- _EXERCISE_: Go over the entries and report the lines where the word "cbits" occurs.

- _RECORDS SUPPLIED_:
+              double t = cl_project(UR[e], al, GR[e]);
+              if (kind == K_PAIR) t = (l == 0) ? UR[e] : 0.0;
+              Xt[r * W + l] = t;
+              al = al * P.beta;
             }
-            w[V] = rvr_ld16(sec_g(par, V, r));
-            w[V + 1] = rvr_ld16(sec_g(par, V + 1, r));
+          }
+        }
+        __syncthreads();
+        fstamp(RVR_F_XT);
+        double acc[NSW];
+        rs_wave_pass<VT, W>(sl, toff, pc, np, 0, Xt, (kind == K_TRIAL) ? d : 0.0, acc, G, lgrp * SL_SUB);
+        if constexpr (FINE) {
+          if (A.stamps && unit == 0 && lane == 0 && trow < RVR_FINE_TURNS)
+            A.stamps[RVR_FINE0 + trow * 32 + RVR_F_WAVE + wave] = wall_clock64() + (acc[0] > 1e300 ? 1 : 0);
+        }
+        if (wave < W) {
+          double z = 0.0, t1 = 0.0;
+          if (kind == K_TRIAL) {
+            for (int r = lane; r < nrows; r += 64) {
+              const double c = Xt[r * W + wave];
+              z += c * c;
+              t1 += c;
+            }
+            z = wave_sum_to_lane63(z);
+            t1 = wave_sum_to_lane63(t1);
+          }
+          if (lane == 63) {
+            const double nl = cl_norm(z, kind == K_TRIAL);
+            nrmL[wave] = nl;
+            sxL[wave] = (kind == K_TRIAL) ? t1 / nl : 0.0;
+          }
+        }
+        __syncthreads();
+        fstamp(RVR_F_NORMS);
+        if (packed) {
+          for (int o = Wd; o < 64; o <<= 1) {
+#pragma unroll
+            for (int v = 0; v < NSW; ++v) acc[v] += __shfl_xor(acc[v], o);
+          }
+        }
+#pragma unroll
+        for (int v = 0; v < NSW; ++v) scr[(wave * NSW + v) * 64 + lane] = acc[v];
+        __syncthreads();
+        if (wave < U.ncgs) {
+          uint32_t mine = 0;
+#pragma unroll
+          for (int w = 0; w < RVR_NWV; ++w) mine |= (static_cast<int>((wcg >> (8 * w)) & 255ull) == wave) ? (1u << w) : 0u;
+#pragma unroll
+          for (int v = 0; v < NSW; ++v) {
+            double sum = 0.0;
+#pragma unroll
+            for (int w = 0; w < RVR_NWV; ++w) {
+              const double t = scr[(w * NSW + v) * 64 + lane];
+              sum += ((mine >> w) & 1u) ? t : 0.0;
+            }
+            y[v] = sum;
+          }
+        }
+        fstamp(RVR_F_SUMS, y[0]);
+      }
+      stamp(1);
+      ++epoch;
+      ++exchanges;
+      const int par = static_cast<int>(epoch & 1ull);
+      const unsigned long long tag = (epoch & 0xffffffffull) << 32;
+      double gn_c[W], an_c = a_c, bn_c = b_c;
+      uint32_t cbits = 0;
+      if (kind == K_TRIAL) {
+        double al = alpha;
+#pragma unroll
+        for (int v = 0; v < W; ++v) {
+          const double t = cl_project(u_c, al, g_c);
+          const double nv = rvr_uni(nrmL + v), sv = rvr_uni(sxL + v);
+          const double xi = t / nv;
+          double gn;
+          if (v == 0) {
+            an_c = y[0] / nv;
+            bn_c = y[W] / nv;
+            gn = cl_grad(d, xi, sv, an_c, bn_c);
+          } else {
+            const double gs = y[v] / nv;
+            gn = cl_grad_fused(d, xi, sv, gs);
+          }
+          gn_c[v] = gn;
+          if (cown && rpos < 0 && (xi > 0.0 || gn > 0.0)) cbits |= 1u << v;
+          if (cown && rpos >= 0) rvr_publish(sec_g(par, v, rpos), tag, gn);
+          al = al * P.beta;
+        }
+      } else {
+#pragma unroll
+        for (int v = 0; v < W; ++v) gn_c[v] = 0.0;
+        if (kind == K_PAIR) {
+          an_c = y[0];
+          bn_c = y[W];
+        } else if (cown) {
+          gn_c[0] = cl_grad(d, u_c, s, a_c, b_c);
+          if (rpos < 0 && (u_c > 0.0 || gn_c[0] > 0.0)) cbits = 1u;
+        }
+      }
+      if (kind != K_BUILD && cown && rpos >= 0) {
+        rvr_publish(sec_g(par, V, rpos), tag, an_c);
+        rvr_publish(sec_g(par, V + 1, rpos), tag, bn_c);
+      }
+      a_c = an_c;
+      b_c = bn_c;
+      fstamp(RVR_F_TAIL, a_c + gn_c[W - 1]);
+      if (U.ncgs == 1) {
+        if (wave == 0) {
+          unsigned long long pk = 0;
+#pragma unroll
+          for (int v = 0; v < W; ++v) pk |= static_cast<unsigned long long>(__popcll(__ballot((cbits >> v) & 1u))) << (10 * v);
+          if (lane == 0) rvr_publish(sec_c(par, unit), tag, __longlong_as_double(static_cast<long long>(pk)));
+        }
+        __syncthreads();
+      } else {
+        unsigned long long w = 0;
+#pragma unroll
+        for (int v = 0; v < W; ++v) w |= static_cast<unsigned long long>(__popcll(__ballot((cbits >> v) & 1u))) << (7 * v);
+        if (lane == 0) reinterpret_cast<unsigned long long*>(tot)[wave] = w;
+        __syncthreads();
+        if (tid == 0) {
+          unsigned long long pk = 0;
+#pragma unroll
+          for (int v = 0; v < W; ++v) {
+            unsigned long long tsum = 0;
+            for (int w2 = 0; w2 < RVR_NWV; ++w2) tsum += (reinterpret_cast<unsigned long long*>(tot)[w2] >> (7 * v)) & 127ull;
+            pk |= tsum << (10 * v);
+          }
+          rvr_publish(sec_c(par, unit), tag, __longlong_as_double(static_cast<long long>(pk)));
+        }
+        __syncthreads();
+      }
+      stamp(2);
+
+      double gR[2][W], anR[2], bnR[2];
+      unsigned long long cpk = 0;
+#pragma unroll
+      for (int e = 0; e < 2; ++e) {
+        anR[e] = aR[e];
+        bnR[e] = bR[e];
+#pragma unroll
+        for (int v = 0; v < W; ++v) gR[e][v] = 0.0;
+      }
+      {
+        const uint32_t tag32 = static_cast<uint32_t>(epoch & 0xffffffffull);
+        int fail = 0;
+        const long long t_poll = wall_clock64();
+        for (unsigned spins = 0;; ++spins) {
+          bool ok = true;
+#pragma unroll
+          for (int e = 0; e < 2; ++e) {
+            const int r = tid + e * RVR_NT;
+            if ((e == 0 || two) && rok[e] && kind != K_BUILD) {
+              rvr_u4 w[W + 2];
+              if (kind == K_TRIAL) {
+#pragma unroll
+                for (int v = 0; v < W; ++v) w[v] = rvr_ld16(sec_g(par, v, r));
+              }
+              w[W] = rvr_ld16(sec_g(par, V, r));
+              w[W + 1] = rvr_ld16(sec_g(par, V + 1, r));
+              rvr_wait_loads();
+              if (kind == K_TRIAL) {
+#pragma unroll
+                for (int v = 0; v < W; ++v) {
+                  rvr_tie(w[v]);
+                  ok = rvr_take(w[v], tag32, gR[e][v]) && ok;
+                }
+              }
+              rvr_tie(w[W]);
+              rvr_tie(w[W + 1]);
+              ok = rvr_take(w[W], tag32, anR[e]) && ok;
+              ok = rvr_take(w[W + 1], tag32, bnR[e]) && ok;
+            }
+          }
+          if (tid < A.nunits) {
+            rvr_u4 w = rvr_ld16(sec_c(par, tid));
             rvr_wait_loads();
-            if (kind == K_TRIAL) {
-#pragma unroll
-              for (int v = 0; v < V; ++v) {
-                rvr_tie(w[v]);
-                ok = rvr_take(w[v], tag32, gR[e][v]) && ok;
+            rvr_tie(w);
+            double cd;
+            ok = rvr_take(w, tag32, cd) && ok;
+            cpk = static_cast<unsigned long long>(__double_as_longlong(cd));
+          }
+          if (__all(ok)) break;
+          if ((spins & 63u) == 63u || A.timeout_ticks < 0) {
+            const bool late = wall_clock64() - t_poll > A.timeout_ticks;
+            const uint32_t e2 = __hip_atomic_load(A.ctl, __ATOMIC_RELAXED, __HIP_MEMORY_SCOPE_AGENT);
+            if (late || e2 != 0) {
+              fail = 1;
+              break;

- _TASK OUTPUT_:
+      uint32_t cbits = 0;
+          if (cown && rpos < 0 && (xi > 0.0 || gn > 0.0)) cbits |= 1u << v;
+          if (rpos < 0 && (u_c > 0.0 || gn_c[0] > 0.0)) cbits = 1u;
+          for (int v = 0; v < W; ++v) pk |= static_cast<unsigned long long>(__popcll(__ballot((cbits >> v) & 1u))) << (10 * v);
+        for (int v = 0; v < W; ++v) w |= static_cast<unsigned long long>(__popcll(__ballot((cbits >> v) & 1u))) << (7 * v);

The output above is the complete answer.